● **WHAT YOU NEED TO DO**: Return the records exactly as they are.
--- EXCERPTED RECORDS ---
# JacksonCampolattaro/spectrogram-rs

Hardware: AMD Instinct MI355X
Metric: STFT frames/sec (4096-pt, hop 256) (higher is better)
Workload: dtype f32

## Files before the change

bindings/rust/sgx_sys.rs:

```rust
use std::os::raw::{c_char, c_int, c_void};

#[repr(C)]
pub struct SgxConfig {
    pub struct_size: u32,
    pub sample_rate: f32, pub period: f32, pub stride: f32,
    pub window_samples: u32, pub hop_samples: u32, pub channels: u32, pub rows: u32,
    pub f_min: f64, pub f_max: f64,
    pub min_db: f32, pub max_db: f32,
    pub interp: u32, pub lut_index_mode: u32,
    pub device: i32, pub flags: u32,
}
#[repr(C)] pub struct SgxCtx { _private: [u8; 0] }
#[repr(C)] pub struct SgxFbank { _private: [u8; 0] }

extern "C" {
    pub fn sgx_config_init(cfg: *mut SgxConfig) -> c_int;
    pub fn sgx_create(cfg: *const SgxConfig, out: *mut *mut SgxCtx) -> c_int;
    pub fn sgx_destroy(ctx: *mut SgxCtx);
    pub fn sgx_last_error(ctx: *const SgxCtx) -> *const c_char;
    pub fn sgx_num_frames(ctx: *const SgxCtx, n_samples: usize) -> usize;
    pub fn sgx_process_one(ctx: *mut SgxCtx, h_lr: *const f32, n_avail: usize, h_out: *mut f32) -> c_int;
    pub fn sgx_stft_batch(ctx: *mut SgxCtx, d_pcm: *const f32, n_samples: usize, first_frame: usize,
                          max_frames: usize, d_mags: *mut f32, n_out: *mut usize) -> c_int;
    pub fn sgx_stft_batch_f16(ctx: *mut SgxCtx, d_pcm: *const f32, n_samples: usize, first_frame: usize,
                              max_frames: usize, d_mags_f16: *mut c_void, n_out: *mut usize) -> c_int;
    pub fn sgx_stft_batch_complex(ctx: *mut SgxCtx, d_pcm: *const f32, n_samples: usize, first_frame: usize,
                                  max_frames: usize, d_spec: *mut f32, n_out: *mut usize) -> c_int;
    pub fn sgx_istft_batch(ctx: *mut SgxCtx, d_spec: *const f32, n_frames: usize, first_sample: usize,
                           max_samples: usize, d_pcm: *mut f32, n_out: *mut usize) -> c_int;
    pub fn sgx_istft_supported(ctx: *const SgxCtx) -> c_int;
    pub fn sgx_render_batch(ctx: *mut SgxCtx, d_pcm: *const f32, n_samples: usize, first_frame: usize,
                            max_frames: usize, d_rgba: *mut u8, n_out: *mut usize) -> c_int;
    pub fn sgx_magnitude_in(ctx: *mut SgxCtx, d_mags: *const f32, n_columns: usize, h_ranges: *const f32,
                            n_ranges: u32, d_out: *mut f32) -> c_int;
    pub fn sgx_bands_batch(ctx: *mut SgxCtx, d_pcm: *const f32, n_samples: usize, first_frame: usize,
                           max_frames: usize, d_bands: *mut f32, n_out: *mut usize) -> c_int;
    pub fn sgx_bands_fused(ctx: *const SgxCtx) -> c_int;
    pub fn sgx_bands_peak_batch(ctx: *mut SgxCtx, d_pcm: *const f32, n_samples: usize, first_frame: usize, max_frames: usize,
                                group: usize, d_peak: *mut f32, n_out: *mut usize) -> c_int;
    pub fn sgx_bands_peak_fused(ctx: *const SgxCtx) -> c_int;
    pub fn sgx_psd_batch(ctx: *mut SgxCtx, d_pcm: *const f32, n_samples: usize, first_frame: usize, max_frames: usize,
                         group: usize, d_psd: *mut f32, n_out: *mut usize) -> c_int;
    pub fn sgx_csd_batch(ctx: *mut SgxCtx, d_pcm: *const f32, n_samples: usize, first_frame: usize, max_frames: usize,
                         group: usize, d_csd: *mut f32, n_out: *mut usize) -> c_int;
    pub fn sgx_psd_mags(ctx: *mut SgxCtx, d_mags: *const f32, n_frames: usize, group: usize, d_psd: *mut f32,
                        n_out: *mut usize) -> c_int;
    pub fn sgx_csd_spec(ctx: *mut SgxCtx, d_spec: *const f32, n_frames: usize, group: usize, d_csd: *mut f32,
                        n_out: *mut usize) -> c_int;
    pub fn sgx_psd_fused(ctx: *const SgxCtx) -> c_int;
    pub fn sgx_csd_fused(ctx: *const SgxCtx) -> c_int;
    pub fn sgx_render_bands(ctx: *mut SgxCtx, d_bands: *const f32, n_columns: usize, d_rgba: *mut u8) -> c_int;
    pub fn sgx_fbank_create(ctx: *mut SgxCtx, n_filters: u32, h_first: *const u32, h_count: *const u32, h_weights: *const f32,
                            power: u32, out_fbank: *mut *mut SgxFbank) -> c_int;
    pub fn sgx_fbank_destroy(fbank: *mut SgxFbank);
    pub fn sgx_fbank_filters(fbank: *const SgxFbank) -> u32;
    pub fn sgx_fbank_batch(fbank: *mut SgxFbank, d_pcm: *const f32, n_samples: usize, first_frame: usize, max_frames: usize,
                           d_out: *mut f32, n_out: *mut usize) -> c_int;
    pub fn sgx_fbank_mags(fbank: *mut SgxFbank, d_mags: *const f32, n_columns: usize, d_out: *mut f32) -> c_int;
    pub fn sgx_fbank_fused(fbank: *const SgxFbank) -> c_int;
    pub fn sgx_fbank_cross_batch(fbank: *mut SgxFbank, d_pcm: *const f32, n_samples: usize, first_frame: usize, max_frames: usize,
                                 d_out: *mut f32, n_out: *mut usize) -> c_int;
    pub fn sgx_fbank_cross_spec(fbank: *mut SgxFbank, d_spec: *const f32, n_columns: usize, d_out: *mut f32) -> c_int;
    pub fn sgx_fbank_cross_fused(fbank: *const SgxFbank) -> c_int;
    pub fn sgx_mel_weights(sample_rate: f64, window_samples: u32, n_mels: u32, f_min: f64, f_max: f64, scale: u32, norm: u32,
                           h_first: *mut u32, h_count: *mut u32, h_weights: *mut f32, n_weights: *mut usize) -> c_int;
    pub fn sgx_set_gradient(ctx: *mut SgxCtx, h_rgb: *const u8, n: u32, stereo: c_int) -> c_int;
    pub fn sgx_set_gradient_fn(ctx: *mut SgxCtx, eval: extern "C" fn(f64, *mut u8, *mut c_void), user: *mut c_void,
                               stereo: c_int) -> c_int;
    pub fn sgx_set_builtin_scheme(ctx: *mut SgxCtx, name: *const c_char, stereo: c_int) -> c_int;
    pub fn sgx_lookup_table(ctx: *mut SgxCtx, resolution: u32, h_out: *mut f32) -> c_int;
    pub fn sgx_sync(ctx: *mut SgxCtx) -> c_int;
    pub fn sgx_set_cu_limit(ctx: *mut SgxCtx, n: u32) -> c_int;
    pub fn sgx_cu_limit(ctx: *const SgxCtx) -> u32;
}
extern "C" {
    pub fn hipMalloc(p: *mut *mut c_void, bytes: usize) -> c_int;
    pub fn hipFree(p: *mut c_void) -> c_int;
    pub fn hipMemcpy(dst: *mut c_void, src: *const c_void, bytes: usize, kind: c_int) -> c_int;
}
pub const HIP_MEMCPY_HOST_TO_DEVICE: c_int = 1;
pub const HIP_MEMCPY_DEVICE_TO_HOST: c_int = 2;
pub const SGX_FLAG_PAIRED_FRAMES: u32 = 1024;
pub const SGX_FLAG_COMPLEX_MONO: u32 = 512;
pub const SGX_FLAG_LARGE_TRANSFORM: u32 = 4096;
pub const SGX_MEL_HTK: u32 = 0;
pub const SGX_MEL_SLANEY: u32 = 1;
pub const SGX_MEL_NORM_NONE: u32 = 0;
pub const SGX_MEL_NORM_SLANEY: u32 = 1;
pub const SGX_LIVE_BANDS: c_int = 3;
```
---
● **ANSWER BOX**:
# JacksonCampolattaro/spectrogram-rs

Hardware: AMD Instinct MI355X
Metric: STFT frames/sec (4096-pt, hop 256) (higher is better)
Workload: dtype f32

## Files before the change

bindings/rust/sgx_sys.rs:

```rust
use std::os::raw::{c_char, c_int, c_void};

#[repr(C)]
pub struct SgxConfig {
    pub struct_size: u32,
    pub sample_rate: f32, pub period: f32, pub stride: f32,
    pub window_samples: u32, pub hop_samples: u32, pub channels: u32, pub rows: u32,
    pub f_min: f64, pub f_max: f64,
    pub min_db: f32, pub max_db: f32,
    pub interp: u32, pub lut_index_mode: u32,
    pub device: i32, pub flags: u32,
}
#[repr(C)] pub struct SgxCtx { _private: [u8; 0] }
#[repr(C)] pub struct SgxFbank { _private: [u8; 0] }

extern "C" {
    pub fn sgx_config_init(cfg: *mut SgxConfig) -> c_int;
    pub fn sgx_create(cfg: *const SgxConfig, out: *mut *mut SgxCtx) -> c_int;
    pub fn sgx_destroy(ctx: *mut SgxCtx);
    pub fn sgx_last_error(ctx: *const SgxCtx) -> *const c_char;
    pub fn sgx_num_frames(ctx: *const SgxCtx, n_samples: usize) -> usize;
    pub fn sgx_process_one(ctx: *mut SgxCtx, h_lr: *const f32, n_avail: usize, h_out: *mut f32) -> c_int;
    pub fn sgx_stft_batch(ctx: *mut SgxCtx, d_pcm: *const f32, n_samples: usize, first_frame: usize,
                          max_frames: usize, d_mags: *mut f32, n_out: *mut usize) -> c_int;
    pub fn sgx_stft_batch_f16(ctx: *mut SgxCtx, d_pcm: *const f32, n_samples: usize, first_frame: usize,
                              max_frames: usize, d_mags_f16: *mut c_void, n_out: *mut usize) -> c_int;
    pub fn sgx_stft_batch_complex(ctx: *mut SgxCtx, d_pcm: *const f32, n_samples: usize, first_frame: usize,
                                  max_frames: usize, d_spec: *mut f32, n_out: *mut usize) -> c_int;
    pub fn sgx_istft_batch(ctx: *mut SgxCtx, d_spec: *const f32, n_frames: usize, first_sample: usize,
                           max_samples: usize, d_pcm: *mut f32, n_out: *mut usize) -> c_int;
    pub fn sgx_istft_supported(ctx: *const SgxCtx) -> c_int;
    pub fn sgx_render_batch(ctx: *mut SgxCtx, d_pcm: *const f32, n_samples: usize, first_frame: usize,
                            max_frames: usize, d_rgba: *mut u8, n_out: *mut usize) -> c_int;
    pub fn sgx_magnitude_in(ctx: *mut SgxCtx, d_mags: *const f32, n_columns: usize, h_ranges: *const f32,
                            n_ranges: u32, d_out: *mut f32) -> c_int;
    pub fn sgx_bands_batch(ctx: *mut SgxCtx, d_pcm: *const f32, n_samples: usize, first_frame: usize,
                           max_frames: usize, d_bands: *mut f32, n_out: *mut usize) -> c_int;
    pub fn sgx_bands_fused(ctx: *const SgxCtx) -> c_int;
    pub fn sgx_bands_peak_batch(ctx: *mut SgxCtx, d_pcm: *const f32, n_samples: usize, first_frame: usize, max_frames: usize,
                                group: usize, d_peak: *mut f32, n_out: *mut usize) -> c_int;
    pub fn sgx_bands_peak_fused(ctx: *const SgxCtx) -> c_int;
    pub fn sgx_psd_batch(ctx: *mut SgxCtx, d_pcm: *const f32, n_samples: usize, first_frame: usize, max_frames: usize,
                         group: usize, d_psd: *mut f32, n_out: *mut usize) -> c_int;
    pub fn sgx_csd_batch(ctx: *mut SgxCtx, d_pcm: *const f32, n_samples: usize, first_frame: usize, max_frames: usize,
                         group: usize, d_csd: *mut f32, n_out: *mut usize) -> c_int;
    pub fn sgx_psd_mags(ctx: *mut SgxCtx, d_mags: *const f32, n_frames: usize, group: usize, d_psd: *mut f32,
                        n_out: *mut usize) -> c_int;
    pub fn sgx_csd_spec(ctx: *mut SgxCtx, d_spec: *const f32, n_frames: usize, group: usize, d_csd: *mut f32,
                        n_out: *mut usize) -> c_int;
    pub fn sgx_psd_fused(ctx: *const SgxCtx) -> c_int;
    pub fn sgx_csd_fused(ctx: *const SgxCtx) -> c_int;
    pub fn sgx_render_bands(ctx: *mut SgxCtx, d_bands: *const f32, n_columns: usize, d_rgba: *mut u8) -> c_int;
    pub fn sgx_fbank_create(ctx: *mut SgxCtx, n_filters: u32, h_first: *const u32, h_count: *const u32, h_weights: *const f32,
                            power: u32, out_fbank: *mut *mut SgxFbank) -> c_int;
    pub fn sgx_fbank_destroy(fbank: *mut SgxFbank);
    pub fn sgx_fbank_filters(fbank: *const SgxFbank) -> u32;
    pub fn sgx_fbank_batch(fbank: *mut SgxFbank, d_pcm: *const f32, n_samples: usize, first_frame: usize, max_frames: usize,
                           d_out: *mut f32, n_out: *mut usize) -> c_int;
    pub fn sgx_fbank_mags(fbank: *mut SgxFbank, d_mags: *const f32, n_columns: usize, d_out: *mut f32) -> c_int;
    pub fn sgx_fbank_fused(fbank: *const SgxFbank) -> c_int;
    pub fn sgx_fbank_cross_batch(fbank: *mut SgxFbank, d_pcm: *const f32, n_samples: usize, first_frame: usize, max_frames: usize,
                                 d_out: *mut f32, n_out: *mut usize) -> c_int;
    pub fn sgx_fbank_cross_spec(fbank: *mut SgxFbank, d_spec: *const f32, n_columns: usize, d_out: *mut f32) -> c_int;
    pub fn sgx_fbank_cross_fused(fbank: *const SgxFbank) -> c_int;
    pub fn sgx_mel_weights(sample_rate: f64, window_samples: u32, n_mels: u32, f_min: f64, f_max: f64, scale: u32, norm: u32,
                           h_first: *mut u32, h_count: *mut u32, h_weights: *mut f32, n_weights: *mut usize) -> c_int;
    pub fn sgx_set_gradient(ctx: *mut SgxCtx, h_rgb: *const u8, n: u32, stereo: c_int) -> c_int;
    pub fn sgx_set_gradient_fn(ctx: *mut SgxCtx, eval: extern "C" fn(f64, *mut u8, *mut c_void), user: *mut c_void,
                               stereo: c_int) -> c_int;
    pub fn sgx_set_builtin_scheme(ctx: *mut SgxCtx, name: *const c_char, stereo: c_int) -> c_int;
    pub fn sgx_lookup_table(ctx: *mut SgxCtx, resolution: u32, h_out: *mut f32) -> c_int;
    pub fn sgx_sync(ctx: *mut SgxCtx) -> c_int;
    pub fn sgx_set_cu_limit(ctx: *mut SgxCtx, n: u32) -> c_int;
    pub fn sgx_cu_limit(ctx: *const SgxCtx) -> u32;
}
extern "C" {
    pub fn hipMalloc(p: *mut *mut c_void, bytes: usize) -> c_int;
    pub fn hipFree(p: *mut c_void) -> c_int;
    pub fn hipMemcpy(dst: *mut c_void, src: *const c_void, bytes: usize, kind: c_int) -> c_int;
}
pub const HIP_MEMCPY_HOST_TO_DEVICE: c_int = 1;
pub const HIP_MEMCPY_DEVICE_TO_HOST: c_int = 2;
pub const SGX_FLAG_PAIRED_FRAMES: u32 = 1024;
pub const SGX_FLAG_COMPLEX_MONO: u32 = 512;
pub const SGX_FLAG_LARGE_TRANSFORM: u32 = 4096;
pub const SGX_MEL_HTK: u32 = 0;
pub const SGX_MEL_SLANEY: u32 = 1;
pub const SGX_MEL_NORM_NONE: u32 = 0;
pub const SGX_MEL_NORM_SLANEY: u32 = 1;
pub const SGX_LIVE_BANDS: c_int = 3;
```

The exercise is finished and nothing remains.